Task to complete.
Look through the data below. Show each line where the string "launched" occurs.

(Excerpts from a dataset)
____________
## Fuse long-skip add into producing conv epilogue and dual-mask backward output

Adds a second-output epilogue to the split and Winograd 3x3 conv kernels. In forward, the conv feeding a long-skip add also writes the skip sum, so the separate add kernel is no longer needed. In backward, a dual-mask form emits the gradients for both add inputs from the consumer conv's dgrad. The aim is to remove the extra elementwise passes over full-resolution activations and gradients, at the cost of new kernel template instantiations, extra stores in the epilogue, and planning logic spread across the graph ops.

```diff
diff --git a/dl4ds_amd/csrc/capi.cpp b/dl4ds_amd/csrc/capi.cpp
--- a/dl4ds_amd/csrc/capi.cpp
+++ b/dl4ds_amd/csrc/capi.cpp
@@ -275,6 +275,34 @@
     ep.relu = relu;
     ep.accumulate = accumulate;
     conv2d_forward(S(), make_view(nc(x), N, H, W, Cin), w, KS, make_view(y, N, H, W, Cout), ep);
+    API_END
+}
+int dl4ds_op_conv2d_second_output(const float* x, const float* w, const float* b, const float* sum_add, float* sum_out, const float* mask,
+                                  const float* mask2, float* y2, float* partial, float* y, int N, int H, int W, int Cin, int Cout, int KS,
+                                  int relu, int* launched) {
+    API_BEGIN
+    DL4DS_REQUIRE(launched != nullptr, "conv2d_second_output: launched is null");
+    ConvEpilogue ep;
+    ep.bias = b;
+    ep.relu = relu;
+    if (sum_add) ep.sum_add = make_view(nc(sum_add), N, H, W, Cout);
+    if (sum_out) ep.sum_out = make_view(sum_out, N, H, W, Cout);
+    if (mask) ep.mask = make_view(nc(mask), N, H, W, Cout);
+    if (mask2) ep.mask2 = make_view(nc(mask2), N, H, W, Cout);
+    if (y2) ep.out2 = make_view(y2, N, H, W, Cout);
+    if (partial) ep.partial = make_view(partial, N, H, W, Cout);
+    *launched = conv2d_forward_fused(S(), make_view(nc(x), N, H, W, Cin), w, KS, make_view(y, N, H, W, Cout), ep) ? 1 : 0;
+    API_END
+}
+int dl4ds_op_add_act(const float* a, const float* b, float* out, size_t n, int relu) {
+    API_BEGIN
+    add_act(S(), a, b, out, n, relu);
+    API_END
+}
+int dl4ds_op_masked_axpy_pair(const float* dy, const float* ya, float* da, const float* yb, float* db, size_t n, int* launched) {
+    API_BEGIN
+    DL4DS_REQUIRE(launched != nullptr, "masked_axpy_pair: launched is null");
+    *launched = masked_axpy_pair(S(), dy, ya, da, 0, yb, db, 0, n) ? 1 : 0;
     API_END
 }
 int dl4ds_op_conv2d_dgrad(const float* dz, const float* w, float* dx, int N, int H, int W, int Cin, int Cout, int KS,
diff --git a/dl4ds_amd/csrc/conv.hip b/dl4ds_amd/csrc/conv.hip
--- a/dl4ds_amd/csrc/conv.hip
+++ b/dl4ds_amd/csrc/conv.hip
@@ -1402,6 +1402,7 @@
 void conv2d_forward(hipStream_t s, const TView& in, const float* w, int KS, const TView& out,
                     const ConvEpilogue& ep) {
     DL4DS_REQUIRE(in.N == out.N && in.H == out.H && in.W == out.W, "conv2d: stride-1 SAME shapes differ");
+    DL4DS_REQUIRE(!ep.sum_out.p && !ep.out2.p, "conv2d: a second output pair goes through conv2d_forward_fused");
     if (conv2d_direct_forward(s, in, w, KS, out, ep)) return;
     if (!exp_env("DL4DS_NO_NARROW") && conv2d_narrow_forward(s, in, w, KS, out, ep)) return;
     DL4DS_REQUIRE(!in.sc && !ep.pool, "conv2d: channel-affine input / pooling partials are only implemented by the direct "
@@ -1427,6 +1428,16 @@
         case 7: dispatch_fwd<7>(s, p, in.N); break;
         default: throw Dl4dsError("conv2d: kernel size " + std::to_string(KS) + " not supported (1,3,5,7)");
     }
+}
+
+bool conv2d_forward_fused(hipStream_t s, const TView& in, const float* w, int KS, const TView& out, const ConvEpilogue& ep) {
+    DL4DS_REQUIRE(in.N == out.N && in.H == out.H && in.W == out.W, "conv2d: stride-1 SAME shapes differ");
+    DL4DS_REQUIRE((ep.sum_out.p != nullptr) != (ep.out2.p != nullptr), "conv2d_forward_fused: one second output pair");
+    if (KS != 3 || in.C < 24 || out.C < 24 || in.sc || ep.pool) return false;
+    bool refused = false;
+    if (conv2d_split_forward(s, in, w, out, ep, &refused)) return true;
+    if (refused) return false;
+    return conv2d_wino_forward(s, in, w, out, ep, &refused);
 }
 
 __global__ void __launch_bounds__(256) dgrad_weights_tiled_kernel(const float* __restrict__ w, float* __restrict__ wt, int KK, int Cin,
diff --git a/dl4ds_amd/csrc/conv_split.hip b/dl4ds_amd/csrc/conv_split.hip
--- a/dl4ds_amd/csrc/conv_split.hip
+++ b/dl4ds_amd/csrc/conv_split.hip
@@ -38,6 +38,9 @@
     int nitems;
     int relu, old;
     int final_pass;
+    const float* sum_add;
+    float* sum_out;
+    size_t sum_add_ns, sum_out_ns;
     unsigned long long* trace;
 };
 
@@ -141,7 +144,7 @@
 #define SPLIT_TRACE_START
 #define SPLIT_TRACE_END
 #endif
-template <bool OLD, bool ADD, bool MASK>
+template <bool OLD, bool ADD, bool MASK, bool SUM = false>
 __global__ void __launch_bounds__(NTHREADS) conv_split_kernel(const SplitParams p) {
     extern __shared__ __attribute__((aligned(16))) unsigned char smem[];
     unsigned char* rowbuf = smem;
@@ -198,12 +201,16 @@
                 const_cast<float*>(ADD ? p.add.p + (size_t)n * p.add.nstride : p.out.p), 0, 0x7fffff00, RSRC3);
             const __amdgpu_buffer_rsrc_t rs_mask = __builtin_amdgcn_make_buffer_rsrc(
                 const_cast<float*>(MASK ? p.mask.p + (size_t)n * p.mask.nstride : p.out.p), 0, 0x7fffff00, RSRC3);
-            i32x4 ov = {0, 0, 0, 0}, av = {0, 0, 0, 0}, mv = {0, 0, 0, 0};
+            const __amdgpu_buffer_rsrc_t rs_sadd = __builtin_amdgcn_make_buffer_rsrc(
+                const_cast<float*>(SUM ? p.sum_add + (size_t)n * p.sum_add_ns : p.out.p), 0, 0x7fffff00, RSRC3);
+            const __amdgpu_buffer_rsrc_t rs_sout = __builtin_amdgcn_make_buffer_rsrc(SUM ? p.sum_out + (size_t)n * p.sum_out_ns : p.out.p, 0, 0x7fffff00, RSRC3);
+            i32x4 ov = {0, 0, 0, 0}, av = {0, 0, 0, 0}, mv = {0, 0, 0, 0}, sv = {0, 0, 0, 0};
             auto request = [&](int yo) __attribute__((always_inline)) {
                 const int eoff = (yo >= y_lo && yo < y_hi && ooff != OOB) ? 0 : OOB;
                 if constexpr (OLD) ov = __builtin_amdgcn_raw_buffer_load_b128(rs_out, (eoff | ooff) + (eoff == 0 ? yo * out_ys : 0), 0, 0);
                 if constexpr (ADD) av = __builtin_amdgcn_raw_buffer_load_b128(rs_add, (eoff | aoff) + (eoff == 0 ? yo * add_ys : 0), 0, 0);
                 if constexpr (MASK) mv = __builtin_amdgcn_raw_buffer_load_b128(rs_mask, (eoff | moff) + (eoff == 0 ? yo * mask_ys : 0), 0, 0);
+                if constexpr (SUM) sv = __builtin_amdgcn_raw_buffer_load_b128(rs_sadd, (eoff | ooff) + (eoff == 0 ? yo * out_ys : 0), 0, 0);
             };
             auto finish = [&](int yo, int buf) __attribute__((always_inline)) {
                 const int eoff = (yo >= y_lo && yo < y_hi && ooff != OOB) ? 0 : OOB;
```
____________
Exercise response.
+                                  int relu, int* launched) {
+    DL4DS_REQUIRE(launched != nullptr, "conv2d_second_output: launched is null");
+    *launched = conv2d_forward_fused(S(), make_view(nc(x), N, H, W, Cin), w, KS, make_view(y, N, H, W, Cout), ep) ? 1 : 0;
+int dl4ds_op_masked_axpy_pair(const float* dy, const float* ya, float* da, const float* yb, float* db, size_t n, int* launched) {
+    DL4DS_REQUIRE(launched != nullptr, "masked_axpy_pair: launched is null");
+    *launched = masked_axpy_pair(S(), dy, ya, da, 0, yb, db, 0, n) ? 1 : 0;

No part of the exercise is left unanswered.